While learning about std::exchange on cppreference.com , I came across its "possible implementation" which is pasted below. 

  template<class T, class U = T>
  T exchange(T& obj, U&& new_value)
  {
      T old_value = std::move(obj);
      obj = std::forward<U>(new_value);
      return old_value;
  }

It looked a bit odd to see obj = std::forward in an assignment statement instead instead of std::move, which I think would have the same effect.

My understanding is that std::move is equivalent to a static_cast to rvalue reference type (but more expressive) and returns an xvalue always, whereas std::forward returns the same value type it is passed.

My question is why is std:forward used in above snippet? and is there an easy rule of thumb to decide when this is the better choice?

Upvotes: 2

Views: 391

Answers (1)

Kerrek SB
Kerrek SB

Reputation: 477060

The fact that there's assignment is irrelevant.

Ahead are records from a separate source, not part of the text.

@@ -940,6 +1004,7 @@
     std::memset(&o, 0, sizeof o);
     if (opts) o = *opts;
     const int hflags = (o.variant >> 16) & 511;
+    const int cflags = (o.variant >> 25) & 3;
     o.variant &= 0xffff;
     if ((o.variant & 0xff00) == 0x5000) o.variant = 0x3000 | (o.variant & 0xff);
     if ((o.variant & 0xff00) == 0x6000) o.variant = 0x4000 | (o.variant & 0xff);
@@ -957,6 +1022,13 @@
             bool two_streams = (o.variant & 0xff00) == 0x3000 || big;
             const int tr = (o.variant & 0xff00) ? (o.variant & 0xff) : 8;
             if (two_streams && ov_ensure(t, true) != LPR_OK_OPTIMAL) two_streams = false;
+            if (two_streams && (big || (cflags & 2)) && !(cflags & 1) &&
+                ovc_fits(t, ovc_spares(t)) && ovc_width(t, ovc_spares(t)) < t->ld) {
+                const int er = ovc_ensure(t, ovc_spares(t));
+                if (er != LPR_OK_OPTIMAL && er != LPR_OUT_OF_MEMORY) return er;
+            }
+            if (two_streams && use_condensed(t, o, cflags, hflags))
+                return solve_condensed(t, o, K, tr, hflags, res);
             return solve_overlapped(t, o, K, tr, two_streams, hflags, res);
         }
     }
diff --git a/lpr_381_group_v22_amd/csrc/overlap_kernels.hip b/lpr_381_group_v22_amd/csrc/overlap_kernels.hip
--- a/lpr_381_group_v22_amd/csrc/overlap_kernels.hip
+++ b/lpr_381_group_v22_amd/csrc/overlap_kernels.hip
@@ -48,6 +48,8 @@
     int32_t r[kOvMax];
     int32_t error;
     int32_t head_xcc;
+    int32_t spares;
+    int32_t pad_;
     int64_t staged;
     int64_t applied;
     int64_t max_iter;
@@ -72,6 +74,10 @@
     unsigned* bar;
     int32_t* basis;
     int32_t* log;
+    int32_t* colid;
+    unsigned long long* rowvar;
+    unsigned long long* cstate;
+    int spare0, nspare;
 };
 
 constexpr int kOvStampsPerPivot = 12;
@@ -90,7 +96,8 @@
                                                       unsigned* __restrict__ bar,
                                                       unsigned* __restrict__ tileq,
                                                       unsigned long long* __restrict__ hx,
-                                                      unsigned* __restrict__ sflag) {
+                                                      unsigned* __restrict__ sflag,
+                                                      const int32_t* __restrict__ colid) {
     __shared__ double lds_v[16];
     __shared__ int lds_i[16];
     const int tid = threadIdx.x, nt = blockDim.x;
@@ -110,7 +117,7 @@
         zrow[j] = v;
         if (j < C - 1 && v < c.v) {
             c.v = v;
-            c.i = j;
+            c.i = colid ? ((colid[j] << 16) | j) : j;
         }
     }
     c = block_cand_min(c, lds_v, lds_i);
@@ -322,7 +329,7 @@
     }
 }
 
-template <int NT, bool STAMP>
+template <int NT, bool STAMP, bool COND = false>
 __device__ void ov_heads(const OvBuffers B, int ld, int R, int C, int Rp, int K, int G, int lp,
                          bool solo, int spread, int no_l2, int wait_sweeps, int heads_done = -1) {
     if ((int)blockIdx.x % spread != 0) return;
@@ -380,6 +387,14 @@
     }
     double2 myz = have_c ? zrow2[c2_first] : make_double2(0.0, 0.0);
     double myb = have_i ? B.bvec[(size_t)(staged0 & 1) * Rp + i_first] : 0.0;
+    int idx = -1, idy = -1, used = 0;
+    if (COND) {
+        if (have_c) {
+            idx = B.colid[2 * c2_first];
+            idy = B.colid[2 * c2_first + 1];
+        }
+        used = ci->spares;
+    }
     const int lane = tid & (kWave - 1);
     const int rAv = (lane < kb) ? ci->r[lane] : -1;
     int rNv = -1;
@@ -494,6 +509,8 @@
                 pend_out = LPR_OK_OPTIMAL;
                 break;
             }
+            const int e_id = COND ? (e >> 16) : e;
+            if (COND) e &= 0xffff;
             double cq = have_i ? Tin[(size_t)i_first * ld + e] : 0.0;
             double pv = 0.0;
             if (lane < kb) pv = prowA[(size_t)lane * ld + e];
@@ -524,6 +541,7 @@
             Cand rc;
             rc.v = DBL_MAX;
             rc.i = -1;
+            bool badf = COND && have_i && !(fabs(cq) <= DBL_MAX);
             if (have_i) {
                 hst(&colq[i_first], cq, l2);
                 if (i_first >= 1 && cq > 1e-9) {
@@ -561,6 +579,7 @@
                     }
                 }
                 hst(&colq[i], c, l2);
+                if (COND && !(fabs(c) <= DBL_MAX)) badf = true;
                 if (c > 1e-9) {
                     const double ratio = ieee_div(bprev[i], c);
                     if (ratio >= 0 && ratio < rc.v) {
@@ -571,6 +590,8 @@
             }
             OV_STAMP(q, 4);
             OV_STAMP(q, 5);
+            if (COND && badf)
+                __hip_atomic_store(B.cstate, 1ull, __ATOMIC_RELAXED, __HIP_MEMORY_SCOPE_AGENT);
             int r;
             if (kOvWaveHandoff) {
                 ov_publish_wave_min(rc, B.gran + ((size_t)2 * kOvParts + g * kOvWPG + tid / kWave) * 3,
@@ -624,7 +645,28 @@
                 else if (lane == 32) src = bprev + r;
                 else if (lane == 33) src = colq + r;
                 else if (lane == 34) src = colq;
+                else if (COND && lane == 35) src = reinterpret_cast<const double*>(B.cstate);
+                else if (COND && lane == 36)
+                    src = reinterpret_cast<const double*>(B.rowvar + (r - 1));
                 if (src) fv = xld(src);
+            }
+            int sigma = -1;
+            int leave_id = -1;
+            if (COND) {
+                if (__double2loint(ov_rl(fv, 35)) != 0) {
+                    pend_out = kOvLeaveNonFinite;
+                    break;
+                }
+                const double lv = ov_rl(fv, 36);
+                if (__double2loint(lv) < 0) {
+                    if (used >= B.nspare) {
+                        pend_out = kOvLeaveSpares;
+                        break;
+                    }
+                    sigma = B.spare0 + used;
+                    leave_id = __double2hiint(lv);
+                    used += 1;
+                }
             }
             if (STAMP) {
                 __builtin_amdgcn_s_waitcnt(0);
@@ -677,6 +719,16 @@
                         w.y = w.y - py;
                     }
                 }
+            }
+            if (COND && sigma >= 0 && have_c && (sigma >> 1) == c2_first) {
+                if (sigma & 1) {
+                    w.y = 1.0;
+                    idy = leave_id;
+                } else {
+                    w.x = 1.0;
+                    idx = leave_id;
+                }
+                B.colid[sigma] = leave_id;
             }
             double dq[3];
             {
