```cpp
__device__ __forceinline__ bool intersect_scene_screened_large(const SceneLds& sc, int n, F3 o, F3 d, const RayConst& rc,
                                                               float& t_hit, int& idx) {
  if (n <= 0) return false;
  const float INF = __builtin_inff();
  const float Tlim = 1000000.0f * (2.0f * rc.a);
  const float Tlim_hi = Tlim * 1.0000153f;
  float T1 = INF, T2 = INF;
  int i1 = 0;
  bool unsure = false;
  struct Head {
    float b, a4c, bb, dacc;
  };
  auto head = [&](const float4 g) {
    const F3 off = mk3(o.x - g.x, o.y - g.y, o.z - g.z);
    Head h;
    h.b = 2.0f * dot(d, off);
    const float c = dot(off, off) - g.w;
    h.bb = h.b * h.b;
    h.a4c = rc.a4 * c;
    h.dacc = fmaf(-rc.a4, c, h.bb);
    return h;
  };
  auto tail = [&](const Head& h, int i) {
    const bool cand = (int)__float_as_uint(h.dacc) >= 0;
    if (__builtin_amdgcn_ballot_w64(cand) == 0) return;
    const float s = __builtin_amdgcn_sqrtf(h.dacc);
    const float e = fmaf(h.b, h.b, -h.bb);
    const float num = h.a4c + e;
    const float TA = copysign_neg_b3(s, h.b, sc.absmask) - h.b;
    const float TB = num * __builtin_amdgcn_rcpf(TA);
    const uint32_t ta = __float_as_uint(TA), tb = __float_as_uint(TB);
    const uint32_t tbits = ta < tb ? ta : tb;
    const float T = __uint_as_float(tbits);
    const bool ok = tbits < __float_as_uint(Tlim_hi);
    unsure = unsure | (cand & !(fabsf(h.a4c) > fmaf(h.bb, 1.1920929e-07f, 1e-30f)));
    const float Te = ok ? T : INF;
    const bool c1 = Te < T1, c2 = Te < T2;
    T2 = c1 ? T1 : (c2 ? Te : T2);
    i1 = c1 ? i : i1;
    T1 = c1 ? Te : T1;
  };
  int i = 0;
  auto four = [&](const float4 g0, const float4 g1, const float4 g2, const float4 g3) {
    const Head h0 = head(g0), h1 = head(g1), h2 = head(g2), h3 = head(g3);
    const uint32_t all = __float_as_uint(h0.dacc) & __float_as_uint(h1.dacc) & __float_as_uint(h2.dacc) & __float_as_uint(h3.dacc);
    if (__builtin_amdgcn_ballot_w64((int)all >= 0) != 0) {
      tail(h0, i);
      tail(h1, i + 1);
      tail(h2, i + 2);
      tail(h3, i + 3);
    }
  };
  if (sc.lean) {
    typedef uint32_t u4 __attribute__((ext_vector_type(4)));
    const pt_sphere* base = sc.global;
    auto request = [&](u4& dst, int k) {
      const uint32_t off = (uint32_t)(k < n ? k : n - 1) * (uint32_t)sizeof(pt_sphere);
      asm volatile("s_load_dwordx4 %[dst], %[base], %[off]" : [dst] "=s"(dst), "+v"(o.x) : [base] "s"(base), [off] "s"(off));
    };
    auto as_geom = [](const u4 v) {
      const float r = __uint_as_float(v.x);
      return make_float4(__uint_as_float(v.y), __uint_as_float(v.z), __uint_as_float(v.w), r * r);
    };
    if (n >= 4) {
      u4 a0, a1, a2, a3;
      request(a0, 0);
      request(a1, 1);
      request(a2, 2);
      request(a3, 3);
      asm volatile("s_waitcnt lgkmcnt(0)" : "+s"(a0), "+s"(a1), "+s"(a2), "+s"(a3));
      for (; i + 4 <= n; i += 4) {
        u4 b0, b1, b2, b3;
        request(b0, i + 4);
        request(b1, i + 5);
        request(b2, i + 6);
        request(b3, i + 7);
        four(as_geom(a0), as_geom(a1), as_geom(a2), as_geom(a3));
        asm volatile("s_waitcnt lgkmcnt(0)" : "+s"(b0), "+s"(b1), "+s"(b2), "+s"(b3));
        a0 = b0;
        a1 = b1;
        a2 = b2;
        a3 = b3;
      }
    }
  } else {
    for (; i + 4 <= n; i += 4) four(sc.geom[i], sc.geom[i + 1], sc.geom[i + 2], sc.geom[i + 3]);
  }
  for (; i < n; i++) tail(head(sc.geom_uniform(i)), i);
  const bool has = T1 < INF;
  bool ambiguous = unsure | (has & ((T2 <= T1 * 1.0000038f) | (T1 >= Tlim * 0.99998f)));
  float t;
  bool bad = false;
  const bool real = intersect_sphere_nb(o, d, rc, sc.geom_lane(i1), t, bad);
  const bool good = real & (t >= kMinGoodT) & (t < 1000000.0f);
  ambiguous = ambiguous | (has & (bad | !good));
  t_hit = t;
  idx = i1;
  bool hit = has & good;
  if (__builtin_expect(ambiguous, 0)) hit = intersect_scene_loop<0>(sc, n, o, d, rc, t_hit, idx);
  return hit;
}

template <int LEVEL, bool PRIMARY = false, bool LAST = false, bool WALLS = false>
__device__ __forceinline__ bool intersect_scene(const SceneLds& sc, int n, F3 o, F3 d, float& t_hit, int& idx) {
  const RayConst rc = (LEVEL >= 6 && !PRIMARY && !sc.lean) ? make_ray_const_unit(d, sc.rden1) : make_ray_const(d);
  if constexpr (LEVEL >= 5) {
    if (!sc.lean && (sc.small_only || n <= PT_SCREEN_MAX_SPHERES))
      return intersect_scene_screened_keys<(LEVEL >= 6), (PRIMARY && LEVEL >= 6), (LAST && LEVEL >= 6), WALLS>(sc, n, o, d, rc, t_hit, idx);
    if constexpr (LEVEL >= 6) return intersect_scene_screened_large(sc, n, o, d, rc, t_hit, idx);
    return intersect_scene_loop<1>(sc, n, o, d, rc, t_hit, idx);
  }
  if constexpr (LEVEL == 3)
    return intersect_scene_screened_pk(sc, n, o, d, rc, t_hit, idx);
  else if constexpr (LEVEL == 2 || LEVEL == 4)
    return intersect_scene_screened(sc, n, o, d, rc, t_hit, idx);
  else
    return intersect_scene_loop<LEVEL>(sc, n, o, d, rc, t_hit, idx);
}

template <int P, bool PRIMARY = false, bool LAST = false>
__device__ __forceinline__ void intersect_paths(const SceneLds& sc, int n, const F3 (&o)[P], const F3 (&d)[P],
                                                bool (&hit)[P], float (&t_hit)[P], int (&idx)[P]) {
  RayConst rc[P];
  ScreenState st[P];
#pragma unroll
  for (int p = 0; p < P; p++) {
    rc[p] = (!PRIMARY && !sc.lean) ? make_ray_const_unit(d[p], sc.rden1) : make_ray_const(d[p]);
    st[p] = ScreenState{0xFFFFFFFFu, 0xFFFFFFFFu, false, sc.absmask};
    hit[p] = false;
  }
  if (n <= 0) return;
  if (sc.lean || (!sc.small_only && n > PT_SCREEN_MAX_SPHERES)) {
#pragma unroll
    for (int p = 0; p < P; p++) hit[p] = intersect_scene_screened_large(sc, n, o[p], d[p], rc[p], t_hit[p], idx[p]);
    return;
  }
  const int ib = 32 - __builtin_clz((unsigned)(n > 1 ? n - 1 : 1));
  const uint32_t imask = (1u << ib) - 1u;
  const float margin = 1.0f + (__builtin_ldexpf(1.0f, ib - 22) + 7.6293945e-06f);
  int i = 0;
  if constexpr (PRIMARY && P == 1) {
    const uint32_t full = n >= 32 ? 0xFFFFFFFFu : (1u << n) - 1u;
    uint32_t m = __builtin_amdgcn_readfirstlane(sc.prim_mask) & full;
    if (n <= 16 && m != full) {
      while (m) {
        const int j = __builtin_ctz(m);
        m &= m - 1u;
        const float4 e = sc.eyeg[j];
        screen_insert(st[0], screen_sphere_oc(mk3(e.x, e.y, e.z), e.w, j, d[0], rc[0], imask, st[0]));
      }
      i = n;
    }
  }
#if PT_UNROLL_NINE
  if (i == 0 && P == 1 && n == 9) {
    screen_nine(st[0], [&](int u) -> uint32_t {
      if constexpr (PRIMARY) {
        const float4 e = sc.eyeg[u];
        return screen_sphere_oc(mk3(e.x, e.y, e.z), e.w, u, d[0], rc[0], imask, st[0]);
      } else {
        return screen_sphere(sc.geom[u], u, o[0], d[0], rc[0], imask, st[0]);
      }
    });
    i = 9;
  }
#endif
  for (; i + 2 <= n; i += 2) {
    const float4 g0 = sc.geom[i], g1 = sc.geom[i + 1];
#pragma unroll
    for (int p = 0; p < P; p++) {
      screen_insert(st[p], screen_sphere(g0, i, o[p], d[p], rc[p], imask, st[p]));
      screen_insert(st[p], screen_sphere(g1, i + 1, o[p], d[p], rc[p], imask, st[p]));
    }
  }
  for (; i < n; i++) {
    const float4 g = sc.geom[i];
#pragma unroll
    for (int p = 0; p < P; p++) screen_insert(st[p], screen_sphere(g, i, o[p], d[p], rc[p], imask, st[p]));
  }
  bool ambiguous[P];
#pragma unroll
  for (int p = 0; p < P; p++) {
    const float Tlim = 1000000.0f * rc[p].a;
    const bool has = st[p].k1 < __float_as_uint(Tlim * 1.0000153f);
    const float T1 = __uint_as_float(st[p].k1 & ~imask);
    ambiguous[p] = st[p].unsure | (has & (((st[p].k2 & ~imask) <= __float_as_uint(T1 * margin)) | (T1 >= Tlim * 0.99998f)));
    const int i1 = (int)(st[p].k1 & imask);
    if constexpr (LAST && !PRIMARY) {
      const float4 g = sc.geom[has ? i1 : 0];
      const F3 off = mk3(o[p].x - g.x, o[p].y - g.y, o[p].z - g.z);
      const float h = dot(d[p], off);
      const float c = dot(off, off) - g.w;
      const float dacc = fmaf(-rc[p].a, c, h * h);
      const bool certain = (dacc > fabsf(rc[p].a * c) * 4.7683716e-07f) & (T1 >= rc[p].a * 1e-30f);
      ambiguous[p] = ambiguous[p] | (has & !certain);
      hit[p] = has;
      t_hit[p] = T1;
      idx[p] = i1;
      continue;
    }
    float t;
    bool bad = false;
    bool real;
    if (PRIMARY && P == 1 && n <= 16) {
      const float4 e = sc.eyeg[has ? i1 : 0];
      real = intersect_sphere_nb_oc(mk3(e.x, e.y, e.z), e.w, d[p], rc[p], t, bad);
    } else {
      real = intersect_sphere_nb(o[p], d[p], rc[p], sc.geom[has ? i1 : 0], t, bad);
    }
    const bool good = real & (t >= kMinGoodT) & (t < 1000000.0f);
    ambiguous[p] = ambiguous[p] | (has & (bad | !good));
    hit[p] = has & good;
    t_hit[p] = t;
    idx[p] = i1;
  }
#pragma unroll
  for (int p = 0; p < P; p++)
    if (__builtin_expect(ambiguous[p], 0)) hit[p] = intersect_scene_loop<0>(sc, n, o[p], d[p], rc[p], t_hit[p], idx[p]);
}

}
```
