@@ -189,6 +195,10 @@
                            const float* weights, const float* sigmas, const float* rgbs, const float* g_rgb, const float* g_opacity,
                            const float* g_depth, const float* g_weights, float* d_sraw, float* d_rgb, float* amax,
                            const int64_t* offsets_k, int64_t n_rays, void* stream);
+int nsr_nerf_ray_bwd_rows(const int64_t* offsets_m, const int32_t* kept, const float* t_min, float step, const int32_t* kidx, const float* trans,
+                          const float* weights, const float* sigmas, const float* rgbs, const float* g_rgb, const float* g_opacity,
+                          const float* g_depth, const float* g_weights, float* d_sraw, float* d_rgb, float* amax,
+                          const int32_t* row_of_loose, int64_t n_rays, void* stream);
 int nsr_nerf_rays_bwd(const nsr_nerf_t* f, const float* rays, const float* t_min, const int64_t* offsets_m, const int32_t* kept, float step,
                       const void* enc_save_h, const float* sigmas, const float* rgbs, const float* weights, const float* trans,
                       const int32_t* kidx, const void* dparams_h, const void* cparams_h, const float* g_rgb, const float* g_opacity,
diff --git a/instant-nsr-pl_b200/csrc/nerf_rays_fwd.cu b/instant-nsr-pl_b200/csrc/nerf_rays_fwd.cu
--- a/instant-nsr-pl_b200/csrc/nerf_rays_fwd.cu
+++ b/instant-nsr-pl_b200/csrc/nerf_rays_fwd.cu
@@ -7,7 +7,7 @@
 constexpr int kThreads = kWarps * 32;
 constexpr int kMaxWords = 64;
 constexpr int kMaxWordsCone = 96;
-constexpr int kWarpHalves = 32 * NF_LD32 + 32 * 24 + 64 + 256;
+constexpr int kWarpHalves = 32 * NF_LD32 + 32 * 24 + 64 + 256 + 192;
 constexpr size_t kSmemBytes = (size_t)(NF_W_TOTAL + kWarps * kWarpHalves) * sizeof(__half);
 
 struct RaysFwdArgs {
@@ -31,6 +31,10 @@
   float* depth;
   int32_t* kept;
   int32_t* kept_blocks;
+  uint4* enc_k;
+  float* xyzdir;
+  int32_t* row_of_loose;
+  unsigned long long* row_count;
   uint32_t* ticket;
   float step, early_stop_eps;
   int words;
@@ -62,6 +66,7 @@
   __half* St = At + 32 * NF_LD32;
   float* s_sig = reinterpret_cast<float*>(St + 32 * 24);
   float* s_rgb = s_sig + 32;
+  float* s_xyz = s_rgb + 128;
   const __half2* table = reinterpret_cast<const __half2*>(a.dparams + NF_DENSITY_PARAMS);
   nf_stage_weights(smem, a.dparams, a.cparams, true);
   __shared__ int bins[NSR_ORDER_BINS];
@@ -155,6 +160,11 @@
           const float x = (fmaf(dx, mid, ox) + P.radius) * inv, y = (fmaf(dy, mid, oy) + P.radius) * inv,
                       z = (fmaf(dz, mid, oz) + P.radius) * inv;
           nf_gather_batched<16, kGatherBatch>(P.grid, table, x, y, z, f);
+          if (STORE && a.row_count != nullptr) {
+            s_xyz[lane] = x;
+            s_xyz[32 + lane] = y;
+            s_xyz[64 + lane] = z;
+          }
         } else {
 #pragma unroll
           for (int l = 0; l < 16; ++l) f[l] = 0u;
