__device__ __forceinline__ int wave_excl_max_scan(int v, int ident) {
  int x = dpp_or_ident<0x138>(v, ident);
  x = max(x, dpp_or_ident<0x111>(x, ident));
  x = max(x, dpp_or_ident<0x112>(x, ident));
  x = max(x, dpp_or_ident<0x114>(x, ident));
  x = max(x, dpp_or_ident<0x118>(x, ident));
  x = max(x, dpp_or_ident<0x142, 0xa>(x, ident));
  x = max(x, dpp_or_ident<0x143, 0xc>(x, ident));
  return x;
}
__global__ __launch_bounds__(256) void orf_stitch_wave_kernel(SeqView dna, OrfTiles tiles, OrfScanOut out, int minlen) {
  __shared__ int s_hist[kOrfBins];
  __shared__ unsigned s_red[2];
  for (int i = threadIdx.x; i < kOrfBins; i += blockDim.x) s_hist[i] = 0;
  if (threadIdx.x < 2) s_red[threadIdx.x] = 0;
  __syncthreads();
  unsigned my_orfs = 0, my_res = 0;
  const int lane = threadIdx.x & 63;
  const int64_t nstreams = dna.n * 6;
  const int64_t nwaves = ((int64_t)gridDim.x * blockDim.x) >> 6;
  for (int64_t sidx = ((int64_t)blockIdx.x * blockDim.x + threadIdx.x) >> 6; sidx < nstreams; sidx += nwaves) {
    const int64_t w = sidx / 6;
    const int sf = (int)(sidx - w * 6);
    const int n = dna.len[w];
    if (n < 15) continue;
    const int nt = (n / 3) / kTileCodons + 1;
    const int64_t first = tiles.tile_first[w];
    const bool rev = sf >= 3;
    const int fr = rev ? sf - 3 : 0;
    const int ph = rev ? (n - fr) % 3 : sf;
    const int C = (n - 3 - fr - ph) / 3;
    int carry_in = 0;
    for (int T0 = 0; T0 < nt; T0 += 64) {
      const int T = T0 + lane;
      const bool valid = T < nt;
      const int64_t e = (first + (valid ? T : 0)) * 6 + sf;
      const int p = valid ? out.prefix[e] : kTileCodons;
      const bool has = p < kTileCodons;
      const int sfx = has ? out.suffix[e] : 0;
      const int j = wave_excl_max_scan(has ? lane : -1, -1);
      const int sfx_j = __shfl(sfx, j < 0 ? 0 : j, 64);
      const int carry = (j >= 0) ? sfx_j + kTileCodons * (lane - j - 1) : carry_in + kTileCodons * lane;
      if (valid) {
        uint2 rec = make_uint2(0u, 0u);
        if (has) {
          const int len = carry + p;
          if (len >= minlen) {
            const int u_stop = kTileCodons * T + p;
            rec = make_uint2((unsigned)(rev ? C - u_stop + 1 : u_stop - len), (unsigned)len | ((unsigned)sf << 28));
            atomicAdd(&s_hist[orf_bin(len)], 1);
            my_orfs++; my_res += (unsigned)len;
          }
        }
        out.cross[e] = rec;
      }
      const int leave = has ? sfx : carry + kTileCodons;
      carry_in = __shfl(leave, 63, 64);
    }
  }
  if (my_orfs) { atomicAdd(&s_red[0], my_orfs); atomicAdd(&s_red[1], my_res); }
  __syncthreads();
  if (!out.count) return;
  for (int k = threadIdx.x; k < kOrfBins; k += blockDim.x) if (s_hist[k]) atomicAdd(&out.hist[k], s_hist[k]);
  if (threadIdx.x == 0 && s_red[0]) { atomicAdd(out.n_orfs, (unsigned long long)s_red[0]); atomicAdd(out.orf_res, (unsigned long long)s_red[1]); }
}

What distinguishes forward from move is what kind of argument they take when used inside your function:

  • The argument of forward is a forwarding reference parameter of your function.
  • The argument of move is an rvalue reference parameter of your function (or more generally, anything you know to have no further aliases).

If you exchange with an lvalue, you don't want that to be moved-from!

For example, consider:

std::vector<int> a, b;

f(std::exchange(a, b));

This effectively calls f(a) but also performs a = b;. It does not perform a = std::move(b); b is still usable in its original form afterwards!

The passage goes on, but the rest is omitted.